# How do you write animal noises?



## Bruno Spatola (Sep 12, 2010)

I'm writing a scene with a dog, but I don't know how to write the noises it makes.

"Woof." made me feel like a total fool, so can somebody help me please?


----------



## Olly Buckle (Sep 12, 2010)

The dog barked loudly/savagely/insistently.

Personally I wouldn't even try for the noise itself, 'woof' would make me feel like a total fool also, there are those that do it though.


----------



## Fox80 (Sep 12, 2010)

I agree with Olly, but you could try writing down your own onomatopoeias and see if any look good on paper. Such as: Rark! Garrrrrrrr! Ayrrrff! Arriff!

Don't use those, those stink. But you might surprise yourself and see one that could work. Good luck!


----------



## Bruno Spatola (Sep 12, 2010)

Thanks Olly that's what I thought at first, but just wanted to make sure.

I tried that Fox, but it seems they only work well in Comics and Graphics novels. They are more visually striking there than in typical book font in my opinion so, I think I'll pass.


----------



## caelum (Sep 12, 2010)

There's the onomatopoeic route like the others mentioned, "Woof!  Grrrrrrrrr! Yap!", and then theres the normal route, "The dog barked in a mean way."  Imitating noises with letters _can_ work, and sometimes is very awesome, but you got to make sure it's really, really good and be really careful before you go with it.  It's so easy to sound hokey.

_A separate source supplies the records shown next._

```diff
+using gs::write_game_state;
+static_assert(gs::GRAVITY_FALL == GRAVITY_FALL && gs::GRAVITY_JUMP == GRAVITY_JUMP && gs::GROUND_ACCEL == GROUND_ACCEL &&
+              gs::AIR_ACCEL == AIR_ACCEL && gs::DRAG_REGULAR == DRAG_REGULAR && gs::DRAG_SLOW == DRAG_SLOW &&
+              gs::FRICTION_GROUND == FRICTION_GROUND && gs::FRICTION_GROUND_SLOW == FRICTION_GROUND_SLOW &&
+              gs::MAX_HOR_SPEED == MAX_HOR_SPEED && gs::MAX_JUMP_DURATION == MAX_JUMP_DURATION,
+              "npp_game_state.hpp keeps other physics constants than the step kernels");
 
 DEV uint32_t action_mask_bits(const Nj &n) {
     uint32_t mask = 0x3f;
@@ -1454,6 +1417,17 @@
         }
     }
 }
+
+struct EpiRow {
+    Nj n;
+    uint32_t meta;
+    float reward;
+    int work;
+    int pad_;
+    double sw_x, sw_y, door_x, door_y;
+};
+static_assert(sizeof(Nj) == 128 && alignof(EpiRow) == 8 && sizeof(EpiRow) == 176 && sizeof(EpiRow) <= LDS_SPILL_BYTES &&
+              LDS_SPILL_BYTES % 8 == 0, "the epilogue hand-off row must fit the 8-byte aligned LDS spill row");
 
 template <int G, bool LDS_LEVEL, bool ZOO, bool MANY, int V>
 DEV void run(const KernelArgs &a, unsigned char *smem) {
@@ -1567,7 +1541,10 @@
     bool done = false;
     const bool stepping = a.mode == 0 && a.n_ticks > 0;
     const bool writer = valid && r == 0;
+    const bool handoff = epb <= WAVE;
     const int n_steps = MANY ? (a.n_steps > 1 ? a.n_steps : 1) : 1;
+    Cand<VariantK<G, ZOO, V>::value> kept;
+    int kept_range = -1;
 #pragma nounroll
     for (int sidx = 0; sidx < n_steps; sidx++) {
         flags = 0; executed = 0; reward = 0.f;
@@ -1587,7 +1564,7 @@
                     jump = b & 1;
                 }
                 if (live) {
-                    sim_tick<G, ZOO, V>(lv, z, r, n, eb, hor, jump, (int)H.n_ent STAMP_PASS);
+                    sim_tick<G, ZOO, V, !ZOO && !MANY>(lv, z, r, n, eb, hor, jump, (int)H.n_ent, kept, kept_range STAMP_PASS);
                     executed++;
                     if (gym && (n.state == 8 || n.state == 6 || n.state == 7)) live = false;
                 }
@@ -1608,24 +1585,49 @@
         if (flags & 2u) reward -= 3.f;
         if (sw_now && !had_switch && lv.obs_switch >= 0) reward += 10.f;
 
-        if (writer) {
+        if (writer && !(handoff && sidx + 1 == n_steps)) {
             const size_t o = (size_t)sidx * a.n + env;
             if (a.out.flags) a.out.flags[o] = (uint8_t)flags;
             if (a.out.reward) a.out.reward[o] = reward;
             if (a.out.frames) a.out.frames[o] = (uint16_t)executed;
             if (a.out.work) a.out.work[o] = (uint16_t)(n.work > 0xffff ? 0xffff : n.work);
         }
-        if (MANY && sidx + 1 < n_steps && a.autoreset && stepping && done)
+        if (MANY && sidx + 1 < n_steps && a.autoreset && stepping && done) {
             episode_reset<ZOO>(a, H, lv, z, n, eb, nw, r, G);
+        }
     }
 
     const bool do_reset = a.autoreset && stepping && done;
+    EpiRow *const myrow = reinterpret_cast<EpiRow *>(lv.spill);
+    const EpiRow *const xrow = reinterpret_cast<const EpiRow *>(lv.spill - (size_t)eib * (LDS_SPILL_BYTES / 8)) + (handoff ? lane : eib);
+    const bool epi = handoff ? (wave == 0 && lane < n_valid) : (r == 0);
+    const int xeib = handoff ? lane : eib;
+    const int xenv = env0 + xeib;
+    const int xe = handoff ? (epi ? xenv : e) : e;
+    if (handoff && r == 0) {
+        myrow->meta = (flags & 0xffu) | ((uint32_t)(executed & 0xffff) << 8) | (valid ? 1u << 24 : 0u);
+        myrow->reward = reward;
+        myrow->work = n.work;
+        if (a.out.entity_pos || a.out.positions) {
+            myrow->sw_x = ZOO ? lv.sw_x : H.sw_x; myrow->sw_y = ZOO ? lv.sw_y : H.sw_y;
+            myrow->door_x = ZOO ? lv.door_x : H.door_x; myrow->door_y = ZOO ? lv.door_y : H.door_y;
+        }
+    }
+    Nj m = n;
 #pragma nounroll
     for (int pass = (a.out.terminal_state ? 0 : 1); pass < 2; pass++) {
         if (pass == 1 && do_reset) episode_reset<ZOO>(a, H, lv, z, n, eb, nw, r, G);
+        if (handoff && pass == 1 && a.out.spatial_context) write_spatial_context<G>(a, H, n, eb, env, r, valid);
         float *gdst = pass == 0 ? a.out.terminal_state : a.out.game_state;
+        if (handoff) {
+            if (r == 0) myrow->n = n;
+            __syncthreads();
+            if (epi) m = xrow->n;
+        } else {
+            m = n;
+        }
         if (gdst) {
-            if (r == 0) write_game_state(n, a.trunc_limit[e], reinterpret_cast<float *>(stage) + eib * 41);
+            if (epi) write_game_state(m, a.trunc_limit[xe], reinterpret_cast<float *>(stage) + xeib * 41);
             __syncthreads();
             if (pass == 1 && !a.obs_mask) {
                 block_store_rows(stage, reinterpret_cast<uint32_t *>(gdst + (size_t)env0 * 41), 41, n_valid);
@@ -1637,12 +1639,18 @@
             __syncthreads();
         }
     }
+    const bool xvalid = handoff ? (epi && ((xrow->meta >> 24) & 1u)) : valid;
+    double sw_x = 0, sw_y = 0, door_x = 0, door_y = 0;
+    if ((a.out.entity_pos || a.out.positions) && epi) {
+        if (handoff) { sw_x = xrow->sw_x; sw_y = xrow->sw_y; door_x = xrow->door_x; door_y = xrow->door_y; }
+        else { sw_x = ZOO ? lv.sw_x : H.sw_x; sw_y = ZOO ? lv.sw_y : H.sw_y; door_x = ZOO ? lv.door_x : H.door_x; door_y = ZOO ? lv.door_y : H.door_y; }
+    }
     if (a.out.entity_pos) {
-        if (r == 0) {
-            float *row = reinterpret_cast<float *>(stage) + eib * 6;
-            row[0] = (float)(n.x / 1056.0); row[1] = (float)(n.y / 600.0);
-            row[2] = (float)((ZOO ? lv.sw_x : H.sw_x) / 1056.0); row[3] = (float)((ZOO ? lv.sw_y : H.sw_y) / 600.0);
-            row[4] = (float)((ZOO ? lv.door_x : H.door_x) / 1056.0); row[5] = (float)((ZOO ? lv.door_y : H.door_y) / 600.0);
+        if (epi) {
+            float *row = reinterpret_cast<float *>(stage) + xeib * 6;
+            row[0] = (float)(m.x / 1056.0); row[1] = (float)(m.y / 600.0);
+            row[2] = (float)(sw_x / 1056.0); row[3] = (float)(sw_y / 600.0);
+            row[4] = (float)(door_x / 1056.0); row[5] = (float)(door_y / 600.0);
         }
         __syncthreads();
         if (!a.obs_mask) {
@@ -1654,23 +1662,36 @@
         }
         __syncthreads();
     }
-    if (a.out.positions && writer) {
-        double *row = a.out.positions + (size_t)env * 6;
-        row[0] = n.x; row[1] = n.y;
-        row[2] = ZOO ? lv.sw_x : H.sw_x; row[3] = ZOO ? lv.sw_y : H.sw_y; row[4] = ZOO ? lv.door_x : H.door_x; row[5] = ZOO ? lv.door_y : H.door_y;
-    }
-    if (a.out.spatial_context) write_spatial_context<G>(a, H, n, eb, env, r, valid);
-    if (a.out.action_mask && writer) {
-        uint32_t m = action_mask_bits(n);
-        int8_t *row = a.out.action_mask + (size_t)env * 6;
-        for (int k = 0; k < 6; k++) row[k] = (int8_t)((m >> k) & 1u);
+    if (a.out.positions && epi && xvalid) {
+        double *row = a.out.positions + (size_t)xenv * 6;
+        row[0] = m.x; row[1] = m.y;
+        row[2] = sw_x; row[3] = sw_y; row[4] = door_x; row[5] = door_y;
+    }
+    if (!handoff && a.out.spatial_context) {
+        write_spatial_context<G>(a, H, n, eb, env, r, valid);
+        m.scvalid = n.scvalid;
+    }
+    if (a.out.action_mask && epi && xvalid) {
+        uint32_t mb = action_mask_bits(m);
+        int8_t *row = a.out.action_mask + (size_t)xenv * 6;
+        for (int k = 0; k < 6; k++) row[k] = (int8_t)((mb >> k) & 1u);
     }
 
     STAMP(7);
-    if (writer) {
-        store_state(a, env, n);
+    if (epi && xvalid) {
+        store_state(a, xenv, m);
+        if (handoff) {
+            const uint32_t meta = xrow->meta;
+            const int work = xrow->work;
+            const size_t o = (size_t)(n_steps - 1) * a.n + xenv;
+            if (a.out.flags) a.out.flags[o] = (uint8_t)(meta & 0xffu);
+            if (a.out.reward) a.out.reward[o] = xrow->reward;
+            if (a.out.frames) a.out.frames[o] = (uint16_t)((meta >> 8) & 0xffffu);
+            if (a.out.work) a.out.work[o] = (uint16_t)(work > 0xffff ? 0xffff : work);
+        }
+    }
+    if (writer)
         for (int w = 0; w < nw; w++) a.ent_bits[(size_t)w * a.n + env] = eb.w[w * eb.stride];
-    }
     if constexpr (ZOO) {
         if (valid && z.on) {
             const int used = ZOO_HEAD + z.door_words + ZOO_MOV_WORDS * z.n_mov;
```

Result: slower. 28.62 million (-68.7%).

The Stephen King book I just read has quite a few onomatopoeias, mostly dragging people's names out, "Doh-lor-isssss!"


----------



## Bruno Spatola (Sep 12, 2010)

ROO! RRRRROO! That's how my dog Boycie barks but, it just doesn't look right written to me


----------



## JosephB (Sep 12, 2010)

Bow wow is a classic -- although I don't believe I've ever heard a dog make a noise that sounds anything like it. Think about it. Bow wow?

I think it's from the guy who came up with meow, but he clearly ran out of steam.


----------



## Olly Buckle (Sep 12, 2010)

Man walked into a theatrical agency with a dog.
What's the act"
"Talking dog act"
"Okay, let's see it"
The man turns to the dog and says "How are you today?"  "Rough" says the dog.
 "What do you call the thing on the top of a house?" says the man, "Roof" says the dog.
The agent is starting to look bored.
"Who won the FA cup in 1936? says the man?" .
 "Ruff" said the dog, "Oops, no tell a lie, it was Arsenal".


----------



## Bruno Spatola (Sep 12, 2010)

Haha, did you write that Olly? It's great. 

Arsenal lol.


----------



## The Backward OX (Sep 12, 2010)

I thought everyone knew dogs say, _*"Ralph! Ralph! Ralph, Ralph, Ralph!"*_


----------



## caelum (Sep 12, 2010)

I've never thought "moo" does cows justice.  It's always sounded like "mmnnnnnNNNNNGNGNGNGNG" to me.  Over in the prairies here, where there's lots of farming, they had a mooing competition not too long ago.  For humans, not cows, though.


----------



## Bruno Spatola (Sep 12, 2010)

Did you win Caelum? because that's the best moo I've seen on the interweb.


----------



## caelum (Sep 13, 2010)

lol, well I was inspired by my Uncle's cows, who I've spent a lot of time around.  I've even seen one give birth (not a pretty sight).


----------



## Bruno Spatola (Sep 13, 2010)

Can't be much worse than a woman giving birth *Goes on YouTube*

It's _definitely_ much worse than a woman giving birth :king:


----------



## The Backward OX (Sep 13, 2010)

You should become a vet. You'd learn all about human-assisted birth of calves, where the calf is coming out feet first and you have to get your arm up inside the cow to turn it around.


----------



## caelum (Sep 13, 2010)

i liek chocolate milk


----------



## The Backward OX (Sep 13, 2010)

KLM, I hope that's not two different topics in your post.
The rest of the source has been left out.